How git stores your data

This overview delves into the fundamental concepts of how Git organizes and stores data, offering essential insights for those learning Git.

At the core of Git’s data storage model is the blob. Git tracks file history by storing the contents of each file as a blob, rather than just the differences between files for each change. These contents are referenced by a 40-character SHA1 hash, ensuring uniqueness. While SHA1 hashes may seem cryptic, the first 7 characters are typically sufficient for referencing.

One of Git’s advantages is its ability to store only one copy of duplicate files internally. Each blob is represented individually, forming the foundational units of Git’s data storage.

Another crucial object in Git’s model is the tree. Trees function as containers, resembling directories, and can include other blobs and trees. They organize the hierarchical structure of a repository.

Finally, commits serve as snapshots in Git. They capture the state of trees at specific points in time and include metadata such as author, date, and a message. Commits form a Directed Acyclic Graph, reflecting the linear flow of history within a repository. This flow can vary in complexity, especially in repositories with multiple branches.

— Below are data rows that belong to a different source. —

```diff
+template <int NQ, int STRIDE, class Steps, class QMapT>
+__device__ __forceinline__ int tile_components(Steps& st, int q, int nq, const uint32_t* lrange,
+                                               const QMapT* qmap, const uint32_t* adj,
+                                               int* labels) {
+    uint32_t a[NQ];
+    bool core[NQ];
+    int roots = 0;
+#pragma unroll
+    for (int pp = 0; pp < NQ; ++pp) {
+        const int qi = q + pp * STRIDE;
+        core[pp] = qi < nq && (lrange[qi] >> 31);
+        a[pp] = core[pp] ? adj[qi] & 15u : 0u;
+        roots += core[pp] && !a[pp] ? 1 : 0;
+    }
+    const int nroots = st.sum(roots);
+    if (nroots <= 1) return nroots;
+#pragma unroll
+    for (int pp = 0; pp < NQ; ++pp) {
+        const int qi = q + pp * STRIDE;
+        if (qi < nq)
+            labels[qi] = a[pp] ? ring_far_end(qmap, (int)((lrange[qi] >> 22) & 255u),
+                                              __ffs(a[pp]) - 1)
+                               : qi;
+    }
+    st.sync();
+    tile_compress<NQ, STRIDE>(st, q, nq, labels);
+    tile_hook<NQ, STRIDE>(st, q, nq, lrange, qmap, adj, labels, 15u);
+    int own = 0;
+#pragma unroll
+    for (int pp = 0; pp < NQ; ++pp)
+        own += core[pp] && labels[q + pp * STRIDE] == q + pp * STRIDE ? 1 : 0;
+    return st.sum(own);
 }
 
 constexpr int kScanBatch = 4;
@@ -1580,27 +1699,36 @@
     return cnt >= min_points;
 }
 
+struct UnionLds32 {
+    uint32_t lrange[kMaxTileQ];
+    uint32_t lmask[kMaxTileQ];
+    uint16_t qmap[kMaxTileQ];
+    uint32_t adj[kMaxTileQ];
+    int labels[kMaxTileQ];
+    unsigned long long cmin[kMaxTileQ];
+};
+
 __device__ void fused_tile_union32(int t, int q0, int nq, int b, int e, uint32_t key,
                                    const FuseArgs& fa,
                                    const GridParams& g, const TileStage& st,
                                    const float2* __restrict__ buf,
                                    const uint32_t* __restrict__ lcore,
                                    const double2* __restrict__ xy, double eps2, F32Cut cut,
-                                   int32_t* __restrict__ parent, UnionLds& u) {
-    const int i = threadIdx.x;
+                                   int32_t* __restrict__ parent, UnionLds32& u) {
+    int i = threadIdx.x;
+    asm volatile("" : "+v"(i));
     const auto is_core = [&](int j) { return ((lcore[j >> 5] >> (j & 31)) & 1u) != 0; };
     const auto exact = [&](int qa, int qb) {
         const double2 pa = xy[stage_slot(st, qa)], pb = xy[stage_slot(st, qb)];
         return within_eps(pa.x, pa.y, pb.x, pb.y, eps2);
     };
-    __shared__ int s_first;
     __shared__ int s_tflags;
-    if (i == 0) {
-        s_first = 0x7FFFFFFF;
-        s_tflags = 0;
-    }
+    __shared__ int s_steps[3];
+    if (i == 0) s_tflags = 0;
+    if (i < 3) s_steps[i] = 0;
     u.qmap[i] = 0xFFFF;
     u.cmin[i] = ~0ull;
+    u.adj[i] = 0u;
     lds_barrier();
     int rep = -1, best = 0x7FFFFFFF, gx = 0, gy = 0;
     if (i < nq) {
@@ -1632,12 +1760,10 @@
             best = fa.perm[rep];
         }
         if (rep >= 0) {
-            atomicMin(&s_first, i);
             const int tf = ((gx & 15) >= 14 ? 1 : 0) | ((gy & 15) >= 14 ? 2 : 0);
             if (tf) atomicOr(&s_tflags, tf);
         }
         fa.qinfo[q0 + i] = make_int4(b, e, rep, (int)mask);
-        u.lp[i] = i;
         u.lrange[i] = (rep >= 0 ? 0x80000000u : 0u) | ((uint32_t)lq << 22) | (uint32_t)jb |
                       ((uint32_t)len << 11);
         u.lmask[i] = mask;
@@ -1646,39 +1772,26 @@
     lds_barrier();
     if (i == 0) fa.tcore[t] = (uint8_t)s_tflags;
     AB_STAMP(5);
-    {
-        if (i < nq && rep >= 0)
-            unite_adjacent32(u.lp, u.lrange, u.lmask, u.qmap, i, buf, is_core, cut, exact);
-        lds_barrier();
-        AB_STAMP(6);
-        const int f = s_first;
-        const bool split = i < nq && rep >= 0 && lfind(u.lp, i) != lfind(u.lp, f);
-        if (__syncthreads_or(split)) {
-            for (int k = i; k < nq * 8; k += kBlock) {
-                const int o = k / nq, qi = k - o * nq;
-                const uint32_t ri = u.lrange[qi];
-                if (!(ri >> 31)) continue;
-                const int lq = (int)((ri >> 22) & 255u);
-                const int ux = (lq & 15) + kRingDx[4 + o], uy = (lq >> 4) + kRingDy[4 + o];
-                if (ux < 0 || uy < 0 || ux > 15 || uy > 15) continue;
-                const int j = u.qmap[uy * 16 + ux];
-                if (j == 0xFFFF) continue;
-                const uint32_t rj = u.lrange[j];
-                if (!(rj >> 31)) continue;
-                if (lfind(u.lp, qi) == lfind(u.lp, j)) continue;
-                const int ab = (int)(ri & 2047u), ae = ab + (int)((ri >> 11) & 2047u);
-                const int bb = (int)(rj & 2047u), be = bb + (int)((rj >> 11) & 2047u);
-                if (quarters_touch32(buf, ab, ae, u.lmask[qi], bb, be, u.lmask[j], is_core, cut,
-                                     exact))
-                    lunite(u.lp, qi, j);
-            }
-            lds_barrier();
-        }
-        AB_STAMP(7);
-    }
+    BlockSteps steps{s_steps};
+    for (int k = i; k < nq * 4; k += kBlock)
+        tile_pair_item<2>(u.adj, u.lrange, u.lmask, u.qmap, nullptr, k, buf, is_core, cut, exact);
+    lds_barrier();
+    const int ncomp = tile_components<1, kBlock>(steps, i, nq, u.lrange, u.qmap, u.adj, u.labels);
+    AB_STAMP(6);
+    if (ncomp > 1) {
+        int hit = 0;
+        for (int k = i; k < nq * 8; k += kBlock)
+            hit |= tile_pair_item<3>(u.adj, u.lrange, u.lmask, u.qmap, u.labels, k, buf, is_core,
+                                     cut, exact)
+                       ? 1
+                       : 0;
+        if (steps.sum(hit))
+            tile_hook<1, kBlock>(steps, i, nq, u.lrange, u.qmap, u.adj, u.labels, 0xFF0u);
+    }
+    AB_STAMP(7);
     int r = -1;
     if (i < nq && rep >= 0) {
-        r = lfind(u.lp, i);
+        r = ncomp == 1 ? 0 : u.labels[i];
         atomicMin(&u.cmin[r], ((unsigned long long)(uint32_t)best << 32) | (uint32_t)rep);
     }
     lds_barrier();
@@ -1709,7 +1822,7 @@
     __shared__ __attribute__((aligned(16))) uint32_t lsts[kMaxNbr * kBlock];
     __shared__ uint32_t lcore[(CAP + 31) / 32 + 1];
     static_assert(CAP < 2048, "LDS ranges are packed in 11 bits");
-    static_assert(sizeof(UnionLds) <= sizeof(lsts), "UnionLds must fit");
+    static_assert(sizeof(UnionLds32) <= sizeof(lsts), "UnionLds32 must fit");
     uint32_t* lst = lsts + threadIdx.x;
     const int ntiles = *ntiles_p;
     const F32Cut cut = f32_cut(g, eps2);
@@ -1837,7 +1950,7 @@
             __syncthreads();
             AB_STAMP(4);
             fused_tile_union32(t, q0, nq, qb, qe, qk, fa, g, st, buf, lcore, xy, eps2, cut, parent,
-                               *reinterpret_cast<UnionLds*>(lsts));
+                               *reinterpret_cast<UnionLds32*>(lsts));
         }
         __syncthreads();
         AB_STAMP(9);
@@ -1855,12 +1968,19 @@
 
 template <int SCAP>
 struct WaveUnion {
-    int lp[SCAP];
+    union {
+        unsigned long long cmin[SCAP];
+        uint32_t adj[SCAP];
+    };
     uint32_t lrange[SCAP];
     uint32_t lmask[SCAP];
-    unsigned long long cmin[SCAP];
-    uint16_t qmap[kMaxTileQ];
+    int labels[SCAP];
+    uint8_t qmap[kMaxTileQ];
+    static_assert(SCAP < 255, "quarter indices and the empty mark fit a byte");
 };
+static_assert(sizeof(WaveUnion<kSmallCap>) <= 20 * kSmallCap + 2 * kMaxTileQ &&
+                  sizeof(WaveUnion<kTinyCap>) <= 20 * kTinyCap + 2 * kMaxTileQ + 64,
+              "WaveUnion grew");
 
 template <int SCAP>
 struct WaveSeg {
@@ -2040,8 +2160,8 @@
                 if (live && sl == 0) fa.tcore[t] = (uint8_t)((b0 ? 1 : 0) | (b1 ? 2 : 0));
             }
             wave_sync();
-            for (int idx = sl; idx < kMaxTileQ; idx += SEG) u.qmap[idx] = 0xFFFF;
-            for (int idx = sl; idx < SCAP; idx += SEG) u.cmin[idx] = ~0ull;
+            for (int idx = sl; idx < kMaxTileQ; idx += SEG) u.qmap[idx] = 0xFF;
+            for (int idx = sl; idx < SCAP; idx += SEG) u.adj[idx] = 0u;
             wave_sync();
             int rep[NQ], best[NQ];
 #pragma unroll
@@ -2073,11 +2193,10 @@
                     }
                     fa.qinfo[q0 + qi] = make_int4(b, e, rep[pp], (int)mask);
                     fa.qg[q0 + qi] = make_int4(gx, gy, best[pp], 0);
-                    u.lp[qi] = qi;
                     u.lrange[qi] = (rep[pp] >= 0 ? 0x80000000u : 0u) | ((uint32_t)lq << 22) |
                                    (uint32_t)jb | ((uint32_t)len << 11);
                     u.lmask[qi] = mask;
-                    u.qmap[lq] = (uint16_t)qi;
+                    u.qmap[lq] = (uint8_t)qi;
                 }
             }
             wave_sync();
@@ -2086,56 +2205,38 @@
                 const double2 pa = xy[stage_slot(st, qa)], pb = xy[stage_slot(st, qb)];
                 return within_eps(pa.x, pa.y, pb.x, pb.y, eps2);
             };
-            for (int qi = sl; qi < nq; qi += SEG)
-                if (u.lrange[qi] >> 31)
-                    unite_adjacent32(u.lp, u.lrange, u.lmask, u.qmap, qi, T.buf, is_core_l, cut,
-                                     exact2);
+            SegSteps<SEG> steps;
+            for (int k = sl; k < nq * 4; k += SEG)
+                tile_pair_item<2>(u.adj, u.lrange, u.lmask, u.qmap, nullptr, k, T.buf, is_core_l,
+                                  cut, exact2);
             wave_sync();
-            int f = 0x7FFFFFFF;
-#pragma unroll
-            for (int pp = NQ - 1; pp >= 0; --pp)
-                if (sl + pp * SEG < nq && rep[pp] >= 0) f = sl + pp * SEG;
-#pragma unroll
-            for (int o = SEG / 2; o > 0; o >>= 1) f = min(f, __shfl_xor(f, o, SEG));
-            bool split = false;
-#pragma unroll
-            for (int pp = 0; pp < NQ; ++pp) {
-                const int qi = sl + pp * SEG;
-                if (qi < nq && rep[pp] >= 0 && lfind(u.lp, qi) != lfind(u.lp, f)) split = true;
-            }
-            if (__ballot(split) & smask) {
-                wave_sync();
-                for (int it = sl; it < nq * 8; it += SEG) {
-                    const int o = it / nq, qi = it - o * nq;
-                    const uint32_t ri = u.lrange[qi];
-                    if (!(ri >> 31)) continue;
-                    const int lq = (int)((ri >> 22) & 255u);
-                    const int ux = (lq & 15) + kRingDx[4 + o], uy = (lq >> 4) + kRingDy[4 + o];
-                    if (ux < 0 || uy < 0 || ux > 15 || uy > 15) continue;
-                    const int j = u.qmap[uy * 16 + ux];
-                    if (j == 0xFFFF) continue;
-                    const uint32_t rj = u.lrange[j];
-                    if (!(rj >> 31)) continue;
-                    if (lfind(u.lp, qi) == lfind(u.lp, j)) continue;
-                    const int ab = (int)(ri & 2047u), ae = ab + (int)((ri >> 11) & 2047u);
-                    const int bb = (int)(rj & 2047u), be = bb + (int)((rj >> 11) & 2047u);
-                    if (quarters_touch32(T.buf, ab, ae, u.lmask[qi], bb, be, u.lmask[j],
-                                         is_core_l, cut, exact2))
-                        lunite(u.lp, qi, j);
-                }
-            }
-            wave_sync();
+            const int ncomp =
+                tile_components<NQ, SEG>(steps, sl, nq, u.lrange, u.qmap, u.adj, u.labels);
+            if (ncomp > 1) {
+                int hit = 0;
+                for (int k = sl; k < nq * 8; k += SEG)
+                    hit |= tile_pair_item<3>(u.adj, u.lrange, u.lmask, u.qmap, u.labels, k, T.buf,
+                                             is_core_l, cut, exact2)
+                               ? 1
+                               : 0;
+                if (steps.sum(hit))
+                    tile_hook<NQ, SEG>(steps, sl, nq, u.lrange, u.qmap, u.adj, u.labels, 0xFF0u);
+            }
             int rr[NQ];
 #pragma unroll
             for (int pp = 0; pp < NQ; ++pp) {
                 const int qi = sl + pp * SEG;
                 rr[pp] = -1;
-                if (qi < nq && rep[pp] >= 0) {
-                    rr[pp] = lfind(u.lp, qi);
+                if (qi < nq && rep[pp] >= 0) rr[pp] = ncomp == 1 ? 0 : u.labels[qi];
+            }
+            wave_sync();
+            for (int idx = sl; idx < SCAP; idx += SEG) u.cmin[idx] = ~0ull;
+            wave_sync();
+#pragma unroll
+            for (int pp = 0; pp < NQ; ++pp)
+                if (rr[pp] >= 0)
                     atomicMin(&u.cmin[rr[pp]],
                               ((unsigned long long)(uint32_t)best[pp] << 32) | (uint32_t)rep[pp]);
-                }
-            }
             wave_sync();
 #pragma unroll
             for (int pp = 0; pp < NQ; ++pp) {
```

Visualizing Git’s data model becomes clearer when using tools like GitX, which display commit objects and their associated data. From there, users can navigate through the commit’s tree structure.

Understanding these concepts demystifies the terminology encountered in Git commits. For further exploration, resources like Git for Computer Scientists and Scott Chacon’s talk on Getting Git offer valuable insights into Git’s inner workings.